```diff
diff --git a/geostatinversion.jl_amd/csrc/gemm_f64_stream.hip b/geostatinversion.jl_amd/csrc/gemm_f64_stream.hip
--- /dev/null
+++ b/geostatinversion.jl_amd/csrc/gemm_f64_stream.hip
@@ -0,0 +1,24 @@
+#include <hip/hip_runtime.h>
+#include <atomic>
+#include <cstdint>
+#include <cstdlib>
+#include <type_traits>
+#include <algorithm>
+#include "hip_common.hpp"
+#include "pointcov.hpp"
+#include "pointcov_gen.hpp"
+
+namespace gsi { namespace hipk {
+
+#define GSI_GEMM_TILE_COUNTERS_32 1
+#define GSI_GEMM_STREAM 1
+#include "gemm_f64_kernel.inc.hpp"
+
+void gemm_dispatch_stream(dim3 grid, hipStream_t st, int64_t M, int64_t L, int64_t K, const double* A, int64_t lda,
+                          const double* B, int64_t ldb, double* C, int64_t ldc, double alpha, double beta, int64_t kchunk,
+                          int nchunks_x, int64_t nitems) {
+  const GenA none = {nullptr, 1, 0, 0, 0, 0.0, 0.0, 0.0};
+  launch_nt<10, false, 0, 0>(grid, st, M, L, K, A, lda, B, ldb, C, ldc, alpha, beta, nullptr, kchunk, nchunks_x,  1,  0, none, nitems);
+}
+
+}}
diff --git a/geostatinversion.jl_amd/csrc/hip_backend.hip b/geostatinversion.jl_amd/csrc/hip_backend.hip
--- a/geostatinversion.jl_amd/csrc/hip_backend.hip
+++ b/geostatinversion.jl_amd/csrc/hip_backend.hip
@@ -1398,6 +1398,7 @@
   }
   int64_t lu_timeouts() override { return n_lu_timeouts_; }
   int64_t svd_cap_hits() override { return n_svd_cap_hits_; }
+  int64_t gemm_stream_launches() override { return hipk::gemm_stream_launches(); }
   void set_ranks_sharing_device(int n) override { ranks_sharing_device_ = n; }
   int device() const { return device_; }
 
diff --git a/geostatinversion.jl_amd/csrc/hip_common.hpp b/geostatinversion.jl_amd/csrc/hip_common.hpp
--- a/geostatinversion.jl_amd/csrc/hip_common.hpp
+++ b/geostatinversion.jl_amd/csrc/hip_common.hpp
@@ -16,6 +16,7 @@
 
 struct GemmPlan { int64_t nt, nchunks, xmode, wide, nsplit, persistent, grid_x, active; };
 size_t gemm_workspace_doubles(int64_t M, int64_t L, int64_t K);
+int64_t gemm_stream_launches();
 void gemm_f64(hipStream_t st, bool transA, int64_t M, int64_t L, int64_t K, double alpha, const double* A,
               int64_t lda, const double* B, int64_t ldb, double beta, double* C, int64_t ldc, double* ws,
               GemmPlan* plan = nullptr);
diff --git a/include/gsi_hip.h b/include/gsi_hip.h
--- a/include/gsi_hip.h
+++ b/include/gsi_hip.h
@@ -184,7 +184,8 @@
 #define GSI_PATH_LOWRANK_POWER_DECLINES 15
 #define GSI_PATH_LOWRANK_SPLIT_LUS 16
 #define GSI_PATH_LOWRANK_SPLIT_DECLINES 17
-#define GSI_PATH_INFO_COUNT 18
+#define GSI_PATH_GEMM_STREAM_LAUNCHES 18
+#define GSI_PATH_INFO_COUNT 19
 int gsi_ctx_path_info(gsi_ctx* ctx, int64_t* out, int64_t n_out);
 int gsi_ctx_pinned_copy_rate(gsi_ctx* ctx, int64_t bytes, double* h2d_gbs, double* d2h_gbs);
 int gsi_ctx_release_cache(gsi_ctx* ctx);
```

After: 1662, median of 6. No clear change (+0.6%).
────────────────────────────────────────
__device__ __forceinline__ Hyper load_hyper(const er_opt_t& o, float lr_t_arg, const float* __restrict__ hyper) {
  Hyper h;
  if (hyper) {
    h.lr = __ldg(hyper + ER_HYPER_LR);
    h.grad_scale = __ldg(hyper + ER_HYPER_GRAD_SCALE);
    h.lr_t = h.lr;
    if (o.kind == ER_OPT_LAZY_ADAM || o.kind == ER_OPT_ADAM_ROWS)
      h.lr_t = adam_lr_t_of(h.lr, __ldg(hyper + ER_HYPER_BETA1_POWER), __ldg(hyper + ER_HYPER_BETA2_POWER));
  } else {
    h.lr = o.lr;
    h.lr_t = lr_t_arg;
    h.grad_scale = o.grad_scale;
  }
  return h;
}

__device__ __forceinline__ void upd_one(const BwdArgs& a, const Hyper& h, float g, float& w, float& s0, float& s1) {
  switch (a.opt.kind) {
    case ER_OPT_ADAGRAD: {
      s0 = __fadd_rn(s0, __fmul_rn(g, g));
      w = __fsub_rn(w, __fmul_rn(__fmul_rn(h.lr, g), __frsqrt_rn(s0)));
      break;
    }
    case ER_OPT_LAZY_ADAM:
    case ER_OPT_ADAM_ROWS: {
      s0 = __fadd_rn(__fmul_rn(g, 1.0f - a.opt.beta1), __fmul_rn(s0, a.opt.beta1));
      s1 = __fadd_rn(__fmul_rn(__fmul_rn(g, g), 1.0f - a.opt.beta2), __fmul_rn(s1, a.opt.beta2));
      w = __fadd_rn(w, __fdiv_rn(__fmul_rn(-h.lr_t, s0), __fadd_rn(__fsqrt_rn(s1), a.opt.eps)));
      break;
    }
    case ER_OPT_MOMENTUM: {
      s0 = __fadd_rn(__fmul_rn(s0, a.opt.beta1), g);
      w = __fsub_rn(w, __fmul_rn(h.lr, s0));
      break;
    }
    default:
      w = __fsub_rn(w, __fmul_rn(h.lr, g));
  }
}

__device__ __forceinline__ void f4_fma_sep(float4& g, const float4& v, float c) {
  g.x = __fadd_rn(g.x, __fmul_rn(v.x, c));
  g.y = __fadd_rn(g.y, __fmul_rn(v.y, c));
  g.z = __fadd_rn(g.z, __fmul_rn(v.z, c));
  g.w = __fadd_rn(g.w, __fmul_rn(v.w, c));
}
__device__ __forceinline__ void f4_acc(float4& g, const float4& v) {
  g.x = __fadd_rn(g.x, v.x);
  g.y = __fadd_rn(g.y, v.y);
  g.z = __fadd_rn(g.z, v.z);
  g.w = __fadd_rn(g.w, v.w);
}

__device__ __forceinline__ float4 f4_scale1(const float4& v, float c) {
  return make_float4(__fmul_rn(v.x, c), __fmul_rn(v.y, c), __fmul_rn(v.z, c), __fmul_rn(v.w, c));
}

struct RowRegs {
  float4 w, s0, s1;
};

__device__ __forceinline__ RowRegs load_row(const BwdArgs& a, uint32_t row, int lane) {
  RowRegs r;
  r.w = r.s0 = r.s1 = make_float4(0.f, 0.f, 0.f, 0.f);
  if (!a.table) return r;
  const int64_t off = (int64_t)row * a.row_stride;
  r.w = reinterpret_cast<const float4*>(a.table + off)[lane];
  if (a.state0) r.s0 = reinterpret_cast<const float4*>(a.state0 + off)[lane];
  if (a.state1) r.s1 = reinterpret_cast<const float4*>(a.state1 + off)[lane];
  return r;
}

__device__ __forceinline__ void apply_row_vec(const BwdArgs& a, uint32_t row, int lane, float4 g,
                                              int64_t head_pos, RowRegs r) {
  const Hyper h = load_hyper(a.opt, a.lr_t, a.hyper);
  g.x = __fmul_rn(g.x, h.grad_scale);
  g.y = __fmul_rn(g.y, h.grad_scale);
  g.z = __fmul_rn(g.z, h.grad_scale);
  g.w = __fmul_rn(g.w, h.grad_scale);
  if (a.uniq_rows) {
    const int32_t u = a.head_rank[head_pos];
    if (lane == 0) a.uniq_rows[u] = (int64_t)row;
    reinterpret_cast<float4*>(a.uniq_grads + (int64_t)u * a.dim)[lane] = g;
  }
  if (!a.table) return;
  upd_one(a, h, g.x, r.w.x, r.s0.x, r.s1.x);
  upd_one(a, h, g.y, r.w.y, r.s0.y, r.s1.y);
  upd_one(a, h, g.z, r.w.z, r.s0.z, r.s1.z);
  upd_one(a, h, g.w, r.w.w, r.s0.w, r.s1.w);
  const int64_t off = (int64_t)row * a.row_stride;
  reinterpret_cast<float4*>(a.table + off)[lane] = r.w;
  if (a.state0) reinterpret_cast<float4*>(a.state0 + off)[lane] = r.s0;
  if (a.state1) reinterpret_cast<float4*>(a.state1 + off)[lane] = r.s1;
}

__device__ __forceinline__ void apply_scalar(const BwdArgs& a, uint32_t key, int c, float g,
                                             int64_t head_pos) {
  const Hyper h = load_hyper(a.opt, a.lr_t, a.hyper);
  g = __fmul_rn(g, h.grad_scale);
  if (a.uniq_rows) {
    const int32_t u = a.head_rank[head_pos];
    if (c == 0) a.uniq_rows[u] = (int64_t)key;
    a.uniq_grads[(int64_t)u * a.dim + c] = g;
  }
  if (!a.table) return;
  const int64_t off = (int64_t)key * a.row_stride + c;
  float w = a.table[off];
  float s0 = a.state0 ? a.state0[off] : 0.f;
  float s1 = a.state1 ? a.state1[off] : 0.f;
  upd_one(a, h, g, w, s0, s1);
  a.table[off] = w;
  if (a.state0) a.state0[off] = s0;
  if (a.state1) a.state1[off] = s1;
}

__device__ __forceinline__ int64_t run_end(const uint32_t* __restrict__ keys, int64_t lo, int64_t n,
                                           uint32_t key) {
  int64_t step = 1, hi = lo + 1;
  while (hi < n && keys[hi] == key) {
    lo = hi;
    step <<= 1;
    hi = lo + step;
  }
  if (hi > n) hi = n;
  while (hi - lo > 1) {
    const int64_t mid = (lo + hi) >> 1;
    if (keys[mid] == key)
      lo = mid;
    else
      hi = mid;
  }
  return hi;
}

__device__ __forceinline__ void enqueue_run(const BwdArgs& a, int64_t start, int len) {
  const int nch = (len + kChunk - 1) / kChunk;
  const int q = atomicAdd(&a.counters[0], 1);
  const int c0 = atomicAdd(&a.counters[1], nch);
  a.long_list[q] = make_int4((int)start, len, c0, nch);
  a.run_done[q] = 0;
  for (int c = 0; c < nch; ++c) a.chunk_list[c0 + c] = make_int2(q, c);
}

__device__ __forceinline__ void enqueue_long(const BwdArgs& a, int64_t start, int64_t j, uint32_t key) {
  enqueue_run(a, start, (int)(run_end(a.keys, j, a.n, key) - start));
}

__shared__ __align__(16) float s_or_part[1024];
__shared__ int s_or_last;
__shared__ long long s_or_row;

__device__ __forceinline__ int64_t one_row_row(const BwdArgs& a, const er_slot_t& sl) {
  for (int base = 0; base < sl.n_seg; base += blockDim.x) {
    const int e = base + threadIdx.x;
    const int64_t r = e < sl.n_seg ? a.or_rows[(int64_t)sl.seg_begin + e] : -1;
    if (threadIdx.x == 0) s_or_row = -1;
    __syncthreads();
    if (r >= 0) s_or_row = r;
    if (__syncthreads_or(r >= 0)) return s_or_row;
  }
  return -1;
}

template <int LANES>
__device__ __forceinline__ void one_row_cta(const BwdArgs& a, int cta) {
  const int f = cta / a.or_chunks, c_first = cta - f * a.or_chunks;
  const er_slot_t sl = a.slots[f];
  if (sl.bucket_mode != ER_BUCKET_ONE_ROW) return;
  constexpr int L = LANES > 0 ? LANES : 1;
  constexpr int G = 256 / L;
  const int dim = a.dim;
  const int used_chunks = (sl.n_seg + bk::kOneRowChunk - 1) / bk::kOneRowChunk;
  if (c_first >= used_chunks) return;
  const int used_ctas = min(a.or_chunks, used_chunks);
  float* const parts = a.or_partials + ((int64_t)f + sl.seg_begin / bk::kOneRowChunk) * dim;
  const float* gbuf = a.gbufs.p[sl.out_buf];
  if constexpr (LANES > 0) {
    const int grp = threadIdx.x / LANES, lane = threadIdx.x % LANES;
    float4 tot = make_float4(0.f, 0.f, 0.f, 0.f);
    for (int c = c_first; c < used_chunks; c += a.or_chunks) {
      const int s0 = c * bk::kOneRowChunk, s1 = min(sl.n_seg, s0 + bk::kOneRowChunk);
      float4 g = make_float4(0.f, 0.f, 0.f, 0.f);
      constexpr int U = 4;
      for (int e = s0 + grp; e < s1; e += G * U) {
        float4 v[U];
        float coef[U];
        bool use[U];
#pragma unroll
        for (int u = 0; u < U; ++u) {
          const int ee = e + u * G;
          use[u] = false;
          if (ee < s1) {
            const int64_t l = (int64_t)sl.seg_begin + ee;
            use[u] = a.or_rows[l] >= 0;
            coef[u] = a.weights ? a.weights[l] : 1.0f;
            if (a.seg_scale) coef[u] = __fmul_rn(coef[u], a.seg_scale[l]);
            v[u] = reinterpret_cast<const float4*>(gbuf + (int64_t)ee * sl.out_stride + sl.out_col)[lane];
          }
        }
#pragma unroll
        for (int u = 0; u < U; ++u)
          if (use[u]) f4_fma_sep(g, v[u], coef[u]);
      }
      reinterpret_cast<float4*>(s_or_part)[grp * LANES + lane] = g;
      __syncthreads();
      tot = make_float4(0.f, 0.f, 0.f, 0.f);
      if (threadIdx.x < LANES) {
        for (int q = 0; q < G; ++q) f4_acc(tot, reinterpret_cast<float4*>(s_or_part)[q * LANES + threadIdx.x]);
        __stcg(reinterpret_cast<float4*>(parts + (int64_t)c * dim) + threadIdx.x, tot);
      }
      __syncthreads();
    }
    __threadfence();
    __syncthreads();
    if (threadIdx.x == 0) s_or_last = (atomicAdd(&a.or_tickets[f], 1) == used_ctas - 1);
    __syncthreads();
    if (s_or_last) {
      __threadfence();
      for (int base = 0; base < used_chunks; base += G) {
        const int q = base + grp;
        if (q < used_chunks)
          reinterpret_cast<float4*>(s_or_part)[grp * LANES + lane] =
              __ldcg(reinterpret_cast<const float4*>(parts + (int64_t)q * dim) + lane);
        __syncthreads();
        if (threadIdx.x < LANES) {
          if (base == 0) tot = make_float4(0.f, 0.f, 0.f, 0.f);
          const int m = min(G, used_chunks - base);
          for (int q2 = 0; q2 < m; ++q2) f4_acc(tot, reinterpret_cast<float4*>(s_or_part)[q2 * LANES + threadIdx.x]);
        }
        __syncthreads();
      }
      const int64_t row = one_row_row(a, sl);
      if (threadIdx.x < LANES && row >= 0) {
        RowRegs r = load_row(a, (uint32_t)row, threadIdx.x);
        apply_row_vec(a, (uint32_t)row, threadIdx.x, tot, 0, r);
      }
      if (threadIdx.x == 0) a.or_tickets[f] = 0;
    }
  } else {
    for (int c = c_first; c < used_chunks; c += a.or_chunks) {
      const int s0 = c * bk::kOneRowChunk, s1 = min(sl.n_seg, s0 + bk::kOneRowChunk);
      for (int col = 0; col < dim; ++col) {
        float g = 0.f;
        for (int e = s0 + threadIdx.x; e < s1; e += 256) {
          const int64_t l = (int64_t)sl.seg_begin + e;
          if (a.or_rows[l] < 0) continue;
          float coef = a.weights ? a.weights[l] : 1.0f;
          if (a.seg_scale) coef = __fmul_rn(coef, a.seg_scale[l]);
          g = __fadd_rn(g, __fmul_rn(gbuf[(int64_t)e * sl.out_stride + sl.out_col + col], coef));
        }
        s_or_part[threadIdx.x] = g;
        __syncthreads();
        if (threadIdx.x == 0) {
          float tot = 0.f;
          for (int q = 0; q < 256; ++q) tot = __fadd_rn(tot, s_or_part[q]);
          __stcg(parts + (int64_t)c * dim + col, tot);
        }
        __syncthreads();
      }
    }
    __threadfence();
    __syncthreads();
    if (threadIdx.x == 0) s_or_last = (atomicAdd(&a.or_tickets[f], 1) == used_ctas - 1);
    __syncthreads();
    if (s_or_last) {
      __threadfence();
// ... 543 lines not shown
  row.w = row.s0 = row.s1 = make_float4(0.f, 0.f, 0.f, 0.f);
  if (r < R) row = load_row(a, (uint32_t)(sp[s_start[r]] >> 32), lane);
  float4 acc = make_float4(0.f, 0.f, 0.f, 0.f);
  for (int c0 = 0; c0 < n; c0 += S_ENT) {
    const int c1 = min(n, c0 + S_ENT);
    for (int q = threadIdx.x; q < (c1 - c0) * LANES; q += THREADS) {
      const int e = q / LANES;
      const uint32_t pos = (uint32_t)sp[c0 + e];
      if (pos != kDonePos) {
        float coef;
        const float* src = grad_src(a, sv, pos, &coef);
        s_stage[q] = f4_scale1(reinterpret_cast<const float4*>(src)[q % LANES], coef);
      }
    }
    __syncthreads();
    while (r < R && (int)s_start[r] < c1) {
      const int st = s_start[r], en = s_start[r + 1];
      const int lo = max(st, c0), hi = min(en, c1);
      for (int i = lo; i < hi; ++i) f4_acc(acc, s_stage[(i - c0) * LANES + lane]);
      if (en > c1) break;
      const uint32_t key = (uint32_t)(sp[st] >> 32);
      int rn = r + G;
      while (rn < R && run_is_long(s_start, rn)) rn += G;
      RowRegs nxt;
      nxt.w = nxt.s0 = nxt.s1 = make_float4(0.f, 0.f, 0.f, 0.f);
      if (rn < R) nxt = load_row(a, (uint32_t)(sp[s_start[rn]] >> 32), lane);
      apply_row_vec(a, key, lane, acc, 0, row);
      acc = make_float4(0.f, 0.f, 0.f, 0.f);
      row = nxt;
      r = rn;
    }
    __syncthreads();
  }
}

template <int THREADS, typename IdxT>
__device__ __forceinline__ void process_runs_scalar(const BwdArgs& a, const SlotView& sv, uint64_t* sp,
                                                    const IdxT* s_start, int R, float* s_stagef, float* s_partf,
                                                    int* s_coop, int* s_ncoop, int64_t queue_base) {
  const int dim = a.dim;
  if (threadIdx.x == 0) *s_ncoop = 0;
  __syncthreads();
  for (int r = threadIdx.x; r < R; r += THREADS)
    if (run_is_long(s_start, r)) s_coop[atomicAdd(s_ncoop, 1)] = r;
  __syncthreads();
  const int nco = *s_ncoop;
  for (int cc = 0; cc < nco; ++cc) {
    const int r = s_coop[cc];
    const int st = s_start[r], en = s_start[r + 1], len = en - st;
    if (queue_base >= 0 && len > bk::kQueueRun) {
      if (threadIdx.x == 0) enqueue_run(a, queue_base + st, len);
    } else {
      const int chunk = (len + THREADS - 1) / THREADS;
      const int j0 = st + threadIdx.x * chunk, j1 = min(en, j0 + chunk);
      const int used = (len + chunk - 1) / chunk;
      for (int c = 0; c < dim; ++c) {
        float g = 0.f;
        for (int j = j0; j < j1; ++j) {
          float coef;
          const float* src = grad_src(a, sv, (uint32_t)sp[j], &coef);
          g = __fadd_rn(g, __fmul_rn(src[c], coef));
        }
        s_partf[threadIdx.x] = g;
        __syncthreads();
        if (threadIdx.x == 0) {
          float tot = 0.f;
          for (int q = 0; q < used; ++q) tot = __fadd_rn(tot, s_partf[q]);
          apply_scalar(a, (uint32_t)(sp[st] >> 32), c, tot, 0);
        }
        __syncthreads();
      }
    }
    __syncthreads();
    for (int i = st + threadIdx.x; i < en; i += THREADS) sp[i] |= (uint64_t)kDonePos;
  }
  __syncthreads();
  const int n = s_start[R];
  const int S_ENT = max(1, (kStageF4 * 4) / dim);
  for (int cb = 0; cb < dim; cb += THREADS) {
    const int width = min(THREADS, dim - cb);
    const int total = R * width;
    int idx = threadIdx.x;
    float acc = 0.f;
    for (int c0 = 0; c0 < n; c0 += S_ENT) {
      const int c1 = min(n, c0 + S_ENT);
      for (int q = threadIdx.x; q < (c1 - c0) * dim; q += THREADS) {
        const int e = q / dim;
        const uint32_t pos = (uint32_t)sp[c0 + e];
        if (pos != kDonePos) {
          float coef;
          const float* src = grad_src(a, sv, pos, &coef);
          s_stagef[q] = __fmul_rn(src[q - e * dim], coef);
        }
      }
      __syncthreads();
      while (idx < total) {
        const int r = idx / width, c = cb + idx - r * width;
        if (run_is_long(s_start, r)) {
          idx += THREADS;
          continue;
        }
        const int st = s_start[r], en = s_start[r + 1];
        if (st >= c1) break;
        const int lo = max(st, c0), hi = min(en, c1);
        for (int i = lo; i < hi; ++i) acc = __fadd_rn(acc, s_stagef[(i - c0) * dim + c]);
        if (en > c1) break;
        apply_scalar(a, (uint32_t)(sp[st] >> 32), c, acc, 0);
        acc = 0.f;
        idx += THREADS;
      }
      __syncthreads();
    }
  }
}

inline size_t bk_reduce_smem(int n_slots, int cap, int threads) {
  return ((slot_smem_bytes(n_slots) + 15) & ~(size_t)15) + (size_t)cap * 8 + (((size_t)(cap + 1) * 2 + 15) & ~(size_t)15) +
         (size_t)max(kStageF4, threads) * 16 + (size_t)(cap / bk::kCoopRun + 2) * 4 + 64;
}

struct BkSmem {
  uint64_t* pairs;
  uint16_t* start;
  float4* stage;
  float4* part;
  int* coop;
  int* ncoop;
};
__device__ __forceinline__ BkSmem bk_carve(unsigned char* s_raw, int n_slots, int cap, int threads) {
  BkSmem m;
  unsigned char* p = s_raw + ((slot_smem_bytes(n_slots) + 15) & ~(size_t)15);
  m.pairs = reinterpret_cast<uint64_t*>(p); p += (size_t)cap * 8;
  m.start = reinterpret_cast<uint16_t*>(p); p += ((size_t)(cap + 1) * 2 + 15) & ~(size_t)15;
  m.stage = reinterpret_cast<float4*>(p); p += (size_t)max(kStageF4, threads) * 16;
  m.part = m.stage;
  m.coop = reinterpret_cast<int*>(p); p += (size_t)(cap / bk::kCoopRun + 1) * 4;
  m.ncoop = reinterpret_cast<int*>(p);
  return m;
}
────────────────────────────────────────
-- Assignment --
Set down, exactly as they stand above, the lines starting with the line with "g.y = __fmul_rn(g.y, h.grad_scale);" and going on through the line with "int64_t run_end(const uint32_t*", and no others.

-- Solution --
  g.y = __fmul_rn(g.y, h.grad_scale);
  g.z = __fmul_rn(g.z, h.grad_scale);
  g.w = __fmul_rn(g.w, h.grad_scale);
  if (a.uniq_rows) {
    const int32_t u = a.head_rank[head_pos];
    if (lane == 0) a.uniq_rows[u] = (int64_t)row;
    reinterpret_cast<float4*>(a.uniq_grads + (int64_t)u * a.dim)[lane] = g;
  }
  if (!a.table) return;
  upd_one(a, h, g.x, r.w.x, r.s0.x, r.s1.x);
  upd_one(a, h, g.y, r.w.y, r.s0.y, r.s1.y);
  upd_one(a, h, g.z, r.w.z, r.s0.z, r.s1.z);
  upd_one(a, h, g.w, r.w.w, r.s0.w, r.s1.w);
  const int64_t off = (int64_t)row * a.row_stride;
  reinterpret_cast<float4*>(a.table + off)[lane] = r.w;
  if (a.state0) reinterpret_cast<float4*>(a.state0 + off)[lane] = r.s0;
  if (a.state1) reinterpret_cast<float4*>(a.state1 + off)[lane] = r.s1;
}

__device__ __forceinline__ void apply_scalar(const BwdArgs& a, uint32_t key, int c, float g,
                                             int64_t head_pos) {
  const Hyper h = load_hyper(a.opt, a.lr_t, a.hyper);
  g = __fmul_rn(g, h.grad_scale);
  if (a.uniq_rows) {
    const int32_t u = a.head_rank[head_pos];
    if (c == 0) a.uniq_rows[u] = (int64_t)key;
    a.uniq_grads[(int64_t)u * a.dim + c] = g;
  }
  if (!a.table) return;
  const int64_t off = (int64_t)key * a.row_stride + c;
  float w = a.table[off];
  float s0 = a.state0 ? a.state0[off] : 0.f;
  float s1 = a.state1 ? a.state1[off] : 0.f;
  upd_one(a, h, g, w, s0, s1);
  a.table[off] = w;
  if (a.state0) a.state0[off] = s0;
  if (a.state1) a.state1[off] = s1;
}

__device__ __forceinline__ int64_t run_end(const uint32_t* __restrict__ keys, int64_t lo, int64_t n,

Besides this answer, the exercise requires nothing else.